His approach to choosing objects from the Wereldmuseum collection was similarly instinctive: “I picked around 80 of their masks from Africa and Oceania, ones I really liked and which I felt would spell something out within the exhibition, and then we loaned other objects from museums in North and South America, from all over the world! My favourites are the huge dancing masks from Papua New Guinea, made from tree bark. They are so fantastical – these huge alien faces with big eyes; we’ve got a room filled with them in the show.”

The entire exhibition is reflective of Van Beirendonck’s love of fantasy. “Enchantment was an important word for me during the curation process,” he says. “Often museums want to present things theoretically, but I just want enjoyment! I curate without fear, in a very nonconformist way, and I hope people will feel that when they come.” There seems little doubt that this will be the case, Van Beirendonck having carefully conceived each room to be both immersive and intriguing. “I tried to recreate the feeling of how these masks were used, and how they looked when they were worn in all sorts of different contexts: some are tribal; some have spiritual associations; there are torture masks from the Middle Ages; masks designed for Björk and Kylie Minogue.”
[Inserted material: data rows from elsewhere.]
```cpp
int64_t k5_nabla_workspace_size(int H, int num_blocks);
int k5_nabla_select_bf16(const void* q, const void* k, int ldq, int ldk, int H, int N, int T, int Hb, int Wb, int wT,
                         int wH, int wW, float P, void* workspace, void* stream);
int k5_attention_nabla_bf16(const void* Q, const void* K, const void* Vt, void* O, int H, int N, int ldq, int ldk,
                            int ldvt, int ldo, float score_bound, const void* workspace, void* stream);
int k5_nabla_mask_u8(const void* workspace, int H, int num_blocks, void* out_u8, void* stream);
int k5_nabla_select_rect_bf16(const void* q, const void* k, int ldq, int ldk, int H, int Nq, int q_block0, int N, int T,
                              int Hb, int Wb, int wT, int wH, int wW, float P, void* workspace, void* stream);
int k5_attention_nabla_rect_bf16(const void* Q, const void* K, const void* Vt, void* O, int H, int Nq, int N, int ldq,
                                 int ldk, int ldvt, int ldo, float score_bound, const void* workspace, int vt_chunk_keys,
                                 int64_t vt_chunk_stride, void* stream);
int k5_nabla_select_rect_local_bf16(const void* q, const void* k, int ldq, int ldk, int H, int Nq, int q_block0, int N, int T, int Hb,
                                    int Wb, int wT, int wH, int wW, float P, void* workspace, int local_block0, int local_blocks,
                                    void* stream);
int k5_attention_nabla_rect_prescaled_pass(const void* Q, const void* Kc, const void* Vt, void* O, int H, int Nq, int N, int ldq, int ldk,
                                           int ldvt, int ldo, const void* workspace, int vt_chunk_keys, int64_t vt_chunk_stride,
                                           int* head_flags, const float* kmax, int pass, float* state, void* stream);
int k5_nabla_mask_rect_u8(const void* workspace, int H, int q_blocks, int num_blocks, void* out_u8, void* stream);

int k5_attention_bf16_bounded(const void* Q, const void* K, const void* Vt, void* O, int H, int q_len,
                              int kv_len, int ldq, int ldk, int ldvt, int ldo, float score_bound, void* stream);

int k5_ln_modulate_bf16(const void* x, const float* scale, const float* shift, void* out, int rows, int D,
                        int ldx, int ldo, void* stream);
int k5_rmsnorm_rope_bf16(void* x, const float* weight, const float* cos_tab, const float* sin_tab, int rows,
                         int H, int ld, int heads_per_weight, int rope_heads, void* stream);
int k5_rmsnorm_rope_stats_bf16(void* x, const float* weight, const float* cos_tab, const float* sin_tab, int rows, int H,
                               int ld, int heads_per_weight, int rope_heads, float out_scale, int scale_from_head,
                               float* stats, void* stream);
int k5_gate_sum_bf16(const void* x, const void* y, const float* gate, void* out, int rows, int D, void* stream);
int k5_magcache_stats_bf16(const void* vis, const void* ori, const void* prev, void* res, double* sums, int rows, int D, void* stream);
int k5_gemv_f32(const float* x, const float* W, const float* b, float* y, int N, int K, int silu_in,
                const float* add, void* stream);
int k5_time_features_f32(float t, float* out, int D, void* stream);
int k5_ln_affine_bf16(const void* x, const float* w, const float* b, void* out_bf16, float* out_f32, int rows,
                      int D, void* stream);
int k5_rope_table_f32(float* cos_tab, float* sin_tab, const int32_t* pos_t, const int32_t* pos_h,
                      const int32_t* pos_w, int T, int H, int W, int n0, int n1, int n2, float s0, float s1,
                      float s2, const int32_t* tok_perm, void* stream);
int k5_patchify_bf16(const float* x, void* out, int T, int H, int W, int x_channels, int Cin_total, int Kpad,
                     const int32_t* tok_perm, void* stream);
int k5_patchify_cond_bf16(const float* x, const float* vcond, void* out, int T, int H, int W, int x_channels, int Cin_total,
                          int Kpad, const int32_t* tok_perm, void* stream);
int k5_unpatchify_bf16(const void* x, void* out, int T, int Hp, int Wp, int C, int ldx,
                       const int32_t* tok_perm, void* stream);
int k5_cfg_euler(float* img, const void* v_cond, const void* v_uncond, float w, float dt, int64_t n,
                 void* stream);

typedef struct k5_dit k5_dit;

typedef struct k5_dit_config {
  int in_visual_dim, in_text_dim, in_text_dim2, time_dim, out_visual_dim;
  int patch_size[3];
  int model_dim, ff_dim, num_text_blocks, num_visual_blocks;
// ... 139 lines not shown
```

kandinsky-5_amd/csrc/attn_fwd.hip:

```cpp
#include <stdlib.h>

#include <type_traits>
#include "k5_common.h"
#include "k5_kernels.h"

namespace {

constexpr int QB = 256;
constexpr int KB = 64;
constexpr int TILE = 64 * 128;

constexpr float K5_ATTN_EXP_LIMIT = 90.f;
constexpr float K5_ATTN_ROW_MIN = 3.2311743e-27f;
constexpr float K5_ATTN_ROWOFF_LIMIT = 190.f;
constexpr float K5_ATTN_ANCHOR_ADD = 20.f, K5_ATTN_ANCHOR_SPREAD = 1.4f, K5_ATTN_ANCHOR_EXTRA_MAX = 60.f;
inline float anchor_spread(int kv_total) {
  const float c = sqrtf(2.f * logf(512.f));
  return K5_ATTN_ANCHOR_SPREAD * (sqrtf(2.f * logf((float)(kv_total > 512 ? kv_total : 512))) - c) / c;
}
constexpr float K5_ATTN_ROW_MAX = 5.1922969e33f;
constexpr int K5_ANCHOR_TILES = 32;
#ifndef K5_ATTN_WAVE_ROWS_DEFAULT
#define K5_ATTN_WAVE_ROWS_DEFAULT 32
#endif
#ifndef K5_ATTN_PAIR
#define K5_ATTN_PAIR 1
#endif

struct AttnP {
  const bf16_t* Q; const bf16_t* K; const bf16_t* Vt; bf16_t* O;
  int H, q_len, kv_len, ldq, ldk, ldvt, ldo, nqb;
  float c;
  const int* sp_begin;
  const int* head_flags; int my_flag;
// ... 621 lines not shown
        float* st_o = state_o(qt); float* st_ml = state_ml(qt, g);
#pragma unroll
        for (int dt = 0; dt < 4; ++dt) *reinterpret_cast<f32x4*>(st_o + 256 * dt) = ot[dt][qt];
        st_ml[0] = BOUNDED ? 0.f : (fresh ? -1e30f : -nm[qt][0]);
        st_ml[1] = g == 0 ? lt[qt][0] : 0.f;
        if (BOUNDED && PRE && p.kmax && nm[qt][0] != 0.f && !((lt[qt][0] >= K5_ATTN_ROW_MIN || (anchored && !SPARSE)) && lt[qt][0] < K5_ATTN_ROW_MAX) && seen) {
          if (p.job_flags) const_cast<int*>(p.job_flags)[lid] = p.late_pass ? 2 : 1;
          else const_cast<int*>(p.head_flags)[h] = p.late_pass ? 2 : 0;
        }
      }
    return;
  }

#pragma unroll
  for (int qt = 0; qt < QT; ++qt) {
    const float l_tot = lt[qt][0];
    const float inv = l_tot > 0.f ? 1.0f / l_tot : 0.f;
    const int q = q0 + 16 * qt + l15;
    if (BOUNDED && PRE && p.kmax && q < p.q_len && nm[qt][0] != 0.f && !(l_tot >= K5_ATTN_ROW_MIN && l_tot < K5_ATTN_ROW_MAX)) {
      if (p.job_flags) const_cast<int*>(p.job_flags)[lid] = p.late_pass ? 2 : 1;
      else const_cast<int*>(p.head_flags)[h] = p.late_pass ? 2 : 0;
    }
    if (q < p.q_len) {
      bf16_t* op = p.O + (size_t)q * p.ldo + h * 64 + 4 * g;
#pragma unroll
      for (int dt = 0; dt < 4; ++dt) {
        u32x2 o = {pack_bf16x2(ot[dt][qt][0] * inv, ot[dt][qt][1] * inv), pack_bf16x2(ot[dt][qt][2] * inv, ot[dt][qt][3] * inv)};
        *reinterpret_cast<u32x2*>(op + 16 * dt) = o;
      }
    }
  }
}

template <bool BOUNDED, bool SPARSE, bool RANGE>
__global__ __launch_bounds__(512, 4) void attn_fwd32_kernel(AttnP p) {
  __shared__ __attribute__((aligned(16))) char smem[4 * TILE];
  char* sK = smem;
  char* sV = smem + 2 * TILE;
  const int tid = threadIdx.x, lane = tid & 63, wave = tid >> 6, hi = lane >> 5, l31 = lane & 31;
  const int gid = xcd_remap(blockIdx.x, gridDim.x);
  const int part = RANGE ? gid % p.splits : 0;
  const int lid = p.job0 + (RANGE ? gid / p.splits : gid);
  const int h = lid / p.nqb, qb = lid % p.nqb;
  const int q0 = qb * QB + wave * 32;

  bf16x8 qf[4];
  {
    const bf16_t* qp = p.Q + (size_t)min(q0 + l31, p.q_len - 1) * p.ldq + h * 64 + 8 * hi;
#pragma unroll
    for (int kk = 0; kk < 4; ++kk) qf[kk] = *reinterpret_cast<const bf16x8*>(qp + 16 * kk);
  }
  const int lrow = tid >> 3, lc = tid & 7;
  const bf16_t* kbase = p.K + h * 64 + 8 * lc;
  const bf16_t* vbase = p.Vt + (size_t)(h * 64 + lrow) * p.ldvt + 8 * lc;
  const int lds_off = lds_swz(lrow, lc);
  const int* sp_list = SPARSE ? p.sp_list + (size_t)(h * p.nqb + qb) * p.sp_stride : nullptr;
  const int Tall = SPARSE ? p.sp_cnt[h * p.nqb + qb] : p.tile_cnt;
  const int E0 = RANGE ? (int)(((long long)Tall * part) / p.splits) : 0;
  const int T = RANGE ? (int)(((long long)Tall * (part + 1)) / p.splits) : Tall;
  const int nfull = p.kv_len / KB;
  auto tile_of = [&](int e) -> int {
    if (SPARSE) return sp_list[e] & 0xffffff;
    if (!RANGE) return e;
    if (p.seg_len > 0) {
      int si = e / p.seg_len;
      const int j = e - si * p.seg_len;
// ... 313 lines not shown
      }
      const float extra = fminf(fmaxf(spread * (m - sm * inv_n), 0.f), K5_ATTN_ANCHOR_EXTRA_MAX);
      const int row = 64 * blk + 16 * qt + l15;
      if (g == 0 && row < q_len) out[(size_t)h * q_len + row] = ceilf(m + extra) + K5_ATTN_ANCHOR_ADD;
    }
  }
}

}


size_t k5_attention_state_bytes(int H, int q_len) { return (size_t)H * ((q_len + QB - 1) / QB) * QB * (64 + 8) * sizeof(float); }

constexpr int K5_ATTN_MAX_SPLITS = 6;
size_t k5_attention_balance_bytes(int H, int q_len) {
  return (size_t)K5_ATTN_MAX_SPLITS * k5_attention_state_bytes(H, q_len) + (size_t)H * ((q_len + 63) / 64 + 1) * sizeof(int);
}
namespace {
inline int* attn_job_flags(float* ws, int H, int q_len) { return reinterpret_cast<int*>(reinterpret_cast<char*>(ws) + (size_t)K5_ATTN_MAX_SPLITS * k5_attention_state_bytes(H, q_len)); }
inline size_t attn_job_flags_bytes(int H, int q_len) { return (size_t)H * ((q_len + 63) / 64 + 1) * sizeof(int); }
}
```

“Some are tribal; some have spiritual associations; there are torture masks from the Middle Ages; masks designed for Björk and Kylie Minogue” – Walter Van Beirendonck

The designer opted to use a number of 20th-century glass display cabinets throughout the exhibit, “but I painted yellow, blue, red, green to get rid of that dusty museum feeling,” he explains. The fashion designs meanwhile are sported by mannequins, who interact with the exhibition as if attending it: “One is wearing a fantastic piece by Galliano for Margiela and she’s sitting on an African throne like a queen.”

The designer also approached three artists to create installations for the show: French photographer Charles Fréger, whose evocative series Wilder Mann explores folkloric tradition in Eastern Europe; Coco Fronsac, a French artist who paints masks over early 20th-century group photographs and American artist Brian Kenny, who has created prints for Van Beirendonck in the past and who spent 10 days painting a giant black and white mural for the show, “covered in mythical figures, who each wear a real mask”.

Meanwhile, many of the rooms are geared towards sparking a dialogue between the works themselves and their viewers. “There’s a beautiful work by the Belgian (Modernist) painter James Ensor, which I’ve put with a Basquiat and a Mapplethorpe,” Van Beirendonck explains. “It’s really nice to feel this clash of different moments in time and to really see these strong artists come together in a new way. I wanted people to walk through the show and discover all these different things which are seemingly contrasting but which are actually all connected in some way; I tried to create a kind of tension, a story, throughout.” In this sense, the designer explains, he approaches curation much like he does a new collection. “Storytelling is important to me in everything that I do, and in this case, I’m inviting people to join a conversation; to dive into the world of masks, with all its weird, wonderful and diverse characters.”

Power Mask – The Power of Masks is at The Wereldmuseum in Rotterdam until January 7.